▶ **Information shown**
__global__ void __launch_bounds__(B2_SCAN_THREADS) b2_star_build_rank_kernel(uint64_t* __restrict__ dir, int64_t nwords) {
  b2_block_exclusive_scan(b2_scan_io_dir{dir}, nwords);
}

__global__ void __launch_bounds__(B2_BLOCK)
b2_star_build_hash_kernel(const __grid_constant__ b2_col_t pk, const int32_t* __restrict__ sel, int64_t n_sel,
                          const int32_t* __restrict__ slot_of_row, int64_t* __restrict__ tk,
                          int32_t* __restrict__ ts, int64_t cap, int32_t* __restrict__ flags) {
  for (int64_t i = (int64_t)blockIdx.x * B2_BLOCK + threadIdx.x; i < n_sel; i += (int64_t)gridDim.x * B2_BLOCK) {
    const int64_t r = sel ? sel[i] : i;
    const int64_t key = b2_load_raw(pk, r);
    if (b2_is_null(pk, r, key)) continue;
    if (key == B2_EMPTY_KEY) { flags[1] = 1; continue; }
    uint64_t h = b2_mix64((uint64_t)key) & (uint64_t)(cap - 1);
    bool done = false;
    for (int probe = 0; probe < B2_MAX_PROBE && !done; ++probe) {
      const unsigned long long old = atomicCAS(reinterpret_cast<unsigned long long*>(tk + h),
                                               (unsigned long long)B2_EMPTY_KEY, (unsigned long long)key);
      if (old == (unsigned long long)B2_EMPTY_KEY) { ts[h] = slot_of_row[i]; done = true; }
      else if (old == (unsigned long long)key) { flags[0] = 1; done = true; }
      else h = (h + 1) & (uint64_t)(cap - 1);
    }
// ... 2 lines not shown
}

__device__ __forceinline__ int32_t b2_star_lookup(const b2_starlookup_t& lk, int64_t key) {
  if (lk.dense) {
    const uint64_t d = (uint64_t)key - (uint64_t)lk.kmin;
    return d < (uint64_t)lk.range ? b2_ld_keep_i32(lk.lookup + d) : -1;
  }
  uint64_t h = b2_mix64((uint64_t)key) & (uint64_t)(lk.cap - 1);
  for (int probe = 0; probe < B2_MAX_PROBE; ++probe) {
    const int64_t cur = __ldg(reinterpret_cast<const long long*>(lk.table_keys) + h);
    if (cur == key) return b2_ld_keep_i32(lk.table_slots + h);
    if (cur == B2_EMPTY_KEY) return -1;
    h = (h + 1) & (uint64_t)(lk.cap - 1);
  }
  return -1;
}

#define B2_STAR_R 16
template <int R, class LD>
__device__ __forceinline__ void b2_star_body(const b2_scan_t& s, const LD& ld, int fk_col, const b2_starlookup_t& lk,
                                             const b2_aggs_arg& aggs, const b2_aggstate_t& st) {
  const b2_col_t& kc = s.cols[fk_col];
  bool full0;
  const uint32_t inb = b2_bounds_bits<R>(ld.row0, s.n, full0);
  int64_t key[R];
  ld.template load<R>(fk_col, inb, full0, key);
  bool full;
  const uint32_t bits = b2_eval_terms<R>(s, ld, full);
  uint32_t live = bits;
  if (kc.valid) live &= b2_valid_bits<R>(kc.valid, ld.row0, bits);
  const bool prefetch = aggs.n > 0 && aggs.a[0].col >= 0;
  int64_t pre[R];
  int32_t found[R];
  if (lk.dense == 2) {
    const uint64_t range = (uint64_t)lk.range;
    uint64_t w[R];
#pragma unroll
    for (int j = 0; j < R; ++j) {
      const uint64_t d = (uint64_t)key[j] - (uint64_t)lk.kmin;
      w[j] = (((live >> j) & 1) && d < range) ? (uint64_t)b2_ld_keep_i64(reinterpret_cast<const int64_t*>(lk.dir) + (d >> 5)) : 0;
    }
    if (prefetch) ld.template load<R>(aggs.a[0].col, live, false, pre);
#pragma unroll
    for (int j = 0; j < R; ++j) {
      const uint32_t b = (uint32_t)((uint64_t)key[j] - (uint64_t)lk.kmin) & 31;
      const uint32_t bits = (uint32_t)w[j];
      found[j] = (bits >> b) & 1 ? b2_ld_keep_i32(lk.lookup + (uint32_t)(w[j] >> 32) + __popc(bits & ((1u << b) - 1))) : -1;
    }
  } else if (lk.dense) {
    const uint64_t range = (uint64_t)lk.range;
#pragma unroll
    for (int j = 0; j < R; ++j) {
      const uint64_t d = (uint64_t)key[j] - (uint64_t)lk.kmin;
      found[j] = (((live >> j) & 1) && d < range) ? b2_ld_keep_i32(lk.lookup + d) : -1;
    }
  } else {
#pragma unroll
    for (int j = 0; j < R; ++j) {
      found[j] = -1;
      if (((live >> j) & 1) && key[j] != B2_EMPTY_KEY) found[j] = b2_star_lookup(lk, key[j]);
    }
  }
  if (lk.dense != 2 && prefetch) ld.template load<R>(aggs.a[0].col, live, false, pre);
  int64_t slot[R];
#pragma unroll
  for (int j = 0; j < R; ++j) slot[j] = found[j];
  b2_apply_aggs<R>(s, ld, aggs.a, aggs.n, st, slot, pre);
}

template <bool PIPE>
__global__ void __launch_bounds__(PIPE ? B2_PIPE_THREADS : B2_BLOCK)
b2_star_agg_kernel(const __grid_constant__ b2_scan_t s, const __grid_constant__ b2_pipe_t pp, int fk_col,
                   const __grid_constant__ b2_starlookup_t lk, const __grid_constant__ b2_aggs_arg aggs,
                   const __grid_constant__ b2_aggstate_t st) {
  if (PIPE) b2_tile_pipeline(s, pp, [&](const auto& ld) { b2_star_body<B2_PIPE_R>(s, ld, fk_col, lk, aggs, st); });
  else b2_tile_direct<B2_STAR_R>(s, [&](const auto& ld) { b2_star_body<B2_STAR_R>(s, ld, fk_col, lk, aggs, st); });
}

extern "C" {

static int32_t b2_check_state(const b2_aggs_arg& aa, const b2_aggstate_t* st) {
  B2_REQUIRE(st, "null aggstate");
  for (int a = 0; a < aa.n; ++a) {
    if (aa.a[a].col < 0) { B2_REQUIRE(st->rows, "COUNT(*) needs aggstate.rows"); continue; }
    if (aa.a[a].op == B2_AGG_COUNT) B2_REQUIRE(st->cnt[a], "COUNT needs a cnt array");
    else B2_REQUIRE(st->acc[a], "aggregate needs an acc array");
  }
  return B2_OK;
}
static inline bool b2_pow2(int64_t x) { return x > 0 && (x & (x - 1)) == 0; }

▶ **Problem to solve**
Every line of the material needs to be returned exactly.

▶ **Written reply**
__global__ void __launch_bounds__(B2_SCAN_THREADS) b2_star_build_rank_kernel(uint64_t* __restrict__ dir, int64_t nwords) {
  b2_block_exclusive_scan(b2_scan_io_dir{dir}, nwords);
}

__global__ void __launch_bounds__(B2_BLOCK)
b2_star_build_hash_kernel(const __grid_constant__ b2_col_t pk, const int32_t* __restrict__ sel, int64_t n_sel,
                          const int32_t* __restrict__ slot_of_row, int64_t* __restrict__ tk,
                          int32_t* __restrict__ ts, int64_t cap, int32_t* __restrict__ flags) {
  for (int64_t i = (int64_t)blockIdx.x * B2_BLOCK + threadIdx.x; i < n_sel; i += (int64_t)gridDim.x * B2_BLOCK) {
    const int64_t r = sel ? sel[i] : i;
    const int64_t key = b2_load_raw(pk, r);
    if (b2_is_null(pk, r, key)) continue;
    if (key == B2_EMPTY_KEY) { flags[1] = 1; continue; }
    uint64_t h = b2_mix64((uint64_t)key) & (uint64_t)(cap - 1);
    bool done = false;
    for (int probe = 0; probe < B2_MAX_PROBE && !done; ++probe) {
      const unsigned long long old = atomicCAS(reinterpret_cast<unsigned long long*>(tk + h),
                                               (unsigned long long)B2_EMPTY_KEY, (unsigned long long)key);
      if (old == (unsigned long long)B2_EMPTY_KEY) { ts[h] = slot_of_row[i]; done = true; }
      else if (old == (unsigned long long)key) { flags[0] = 1; done = true; }
      else h = (h + 1) & (uint64_t)(cap - 1);
    }
// ... 2 lines not shown
}

__device__ __forceinline__ int32_t b2_star_lookup(const b2_starlookup_t& lk, int64_t key) {
  if (lk.dense) {
    const uint64_t d = (uint64_t)key - (uint64_t)lk.kmin;
    return d < (uint64_t)lk.range ? b2_ld_keep_i32(lk.lookup + d) : -1;
  }
  uint64_t h = b2_mix64((uint64_t)key) & (uint64_t)(lk.cap - 1);
  for (int probe = 0; probe < B2_MAX_PROBE; ++probe) {
    const int64_t cur = __ldg(reinterpret_cast<const long long*>(lk.table_keys) + h);
    if (cur == key) return b2_ld_keep_i32(lk.table_slots + h);
    if (cur == B2_EMPTY_KEY) return -1;
    h = (h + 1) & (uint64_t)(lk.cap - 1);
  }
  return -1;
}

#define B2_STAR_R 16
template <int R, class LD>
__device__ __forceinline__ void b2_star_body(const b2_scan_t& s, const LD& ld, int fk_col, const b2_starlookup_t& lk,
                                             const b2_aggs_arg& aggs, const b2_aggstate_t& st) {
  const b2_col_t& kc = s.cols[fk_col];
  bool full0;
  const uint32_t inb = b2_bounds_bits<R>(ld.row0, s.n, full0);
  int64_t key[R];
  ld.template load<R>(fk_col, inb, full0, key);
  bool full;
  const uint32_t bits = b2_eval_terms<R>(s, ld, full);
  uint32_t live = bits;
  if (kc.valid) live &= b2_valid_bits<R>(kc.valid, ld.row0, bits);
  const bool prefetch = aggs.n > 0 && aggs.a[0].col >= 0;
  int64_t pre[R];
  int32_t found[R];
  if (lk.dense == 2) {
    const uint64_t range = (uint64_t)lk.range;
    uint64_t w[R];
#pragma unroll
    for (int j = 0; j < R; ++j) {
      const uint64_t d = (uint64_t)key[j] - (uint64_t)lk.kmin;
      w[j] = (((live >> j) & 1) && d < range) ? (uint64_t)b2_ld_keep_i64(reinterpret_cast<const int64_t*>(lk.dir) + (d >> 5)) : 0;
    }
    if (prefetch) ld.template load<R>(aggs.a[0].col, live, false, pre);
#pragma unroll
    for (int j = 0; j < R; ++j) {
      const uint32_t b = (uint32_t)((uint64_t)key[j] - (uint64_t)lk.kmin) & 31;
      const uint32_t bits = (uint32_t)w[j];
      found[j] = (bits >> b) & 1 ? b2_ld_keep_i32(lk.lookup + (uint32_t)(w[j] >> 32) + __popc(bits & ((1u << b) - 1))) : -1;
    }
  } else if (lk.dense) {
    const uint64_t range = (uint64_t)lk.range;
#pragma unroll
    for (int j = 0; j < R; ++j) {
      const uint64_t d = (uint64_t)key[j] - (uint64_t)lk.kmin;
      found[j] = (((live >> j) & 1) && d < range) ? b2_ld_keep_i32(lk.lookup + d) : -1;
    }
  } else {
#pragma unroll
    for (int j = 0; j < R; ++j) {
      found[j] = -1;
      if (((live >> j) & 1) && key[j] != B2_EMPTY_KEY) found[j] = b2_star_lookup(lk, key[j]);
    }
  }
  if (lk.dense != 2 && prefetch) ld.template load<R>(aggs.a[0].col, live, false, pre);
  int64_t slot[R];
#pragma unroll
  for (int j = 0; j < R; ++j) slot[j] = found[j];
  b2_apply_aggs<R>(s, ld, aggs.a, aggs.n, st, slot, pre);
}

template <bool PIPE>
__global__ void __launch_bounds__(PIPE ? B2_PIPE_THREADS : B2_BLOCK)
b2_star_agg_kernel(const __grid_constant__ b2_scan_t s, const __grid_constant__ b2_pipe_t pp, int fk_col,
                   const __grid_constant__ b2_starlookup_t lk, const __grid_constant__ b2_aggs_arg aggs,
                   const __grid_constant__ b2_aggstate_t st) {
  if (PIPE) b2_tile_pipeline(s, pp, [&](const auto& ld) { b2_star_body<B2_PIPE_R>(s, ld, fk_col, lk, aggs, st); });
  else b2_tile_direct<B2_STAR_R>(s, [&](const auto& ld) { b2_star_body<B2_STAR_R>(s, ld, fk_col, lk, aggs, st); });
}

extern "C" {

static int32_t b2_check_state(const b2_aggs_arg& aa, const b2_aggstate_t* st) {
  B2_REQUIRE(st, "null aggstate");
  for (int a = 0; a < aa.n; ++a) {
    if (aa.a[a].col < 0) { B2_REQUIRE(st->rows, "COUNT(*) needs aggstate.rows"); continue; }
    if (aa.a[a].op == B2_AGG_COUNT) B2_REQUIRE(st->cnt[a], "COUNT needs a cnt array");
    else B2_REQUIRE(st->acc[a], "aggregate needs an acc array");
  }
  return B2_OK;
}
static inline bool b2_pow2(int64_t x) { return x > 0 && (x & (x - 1)) == 0; }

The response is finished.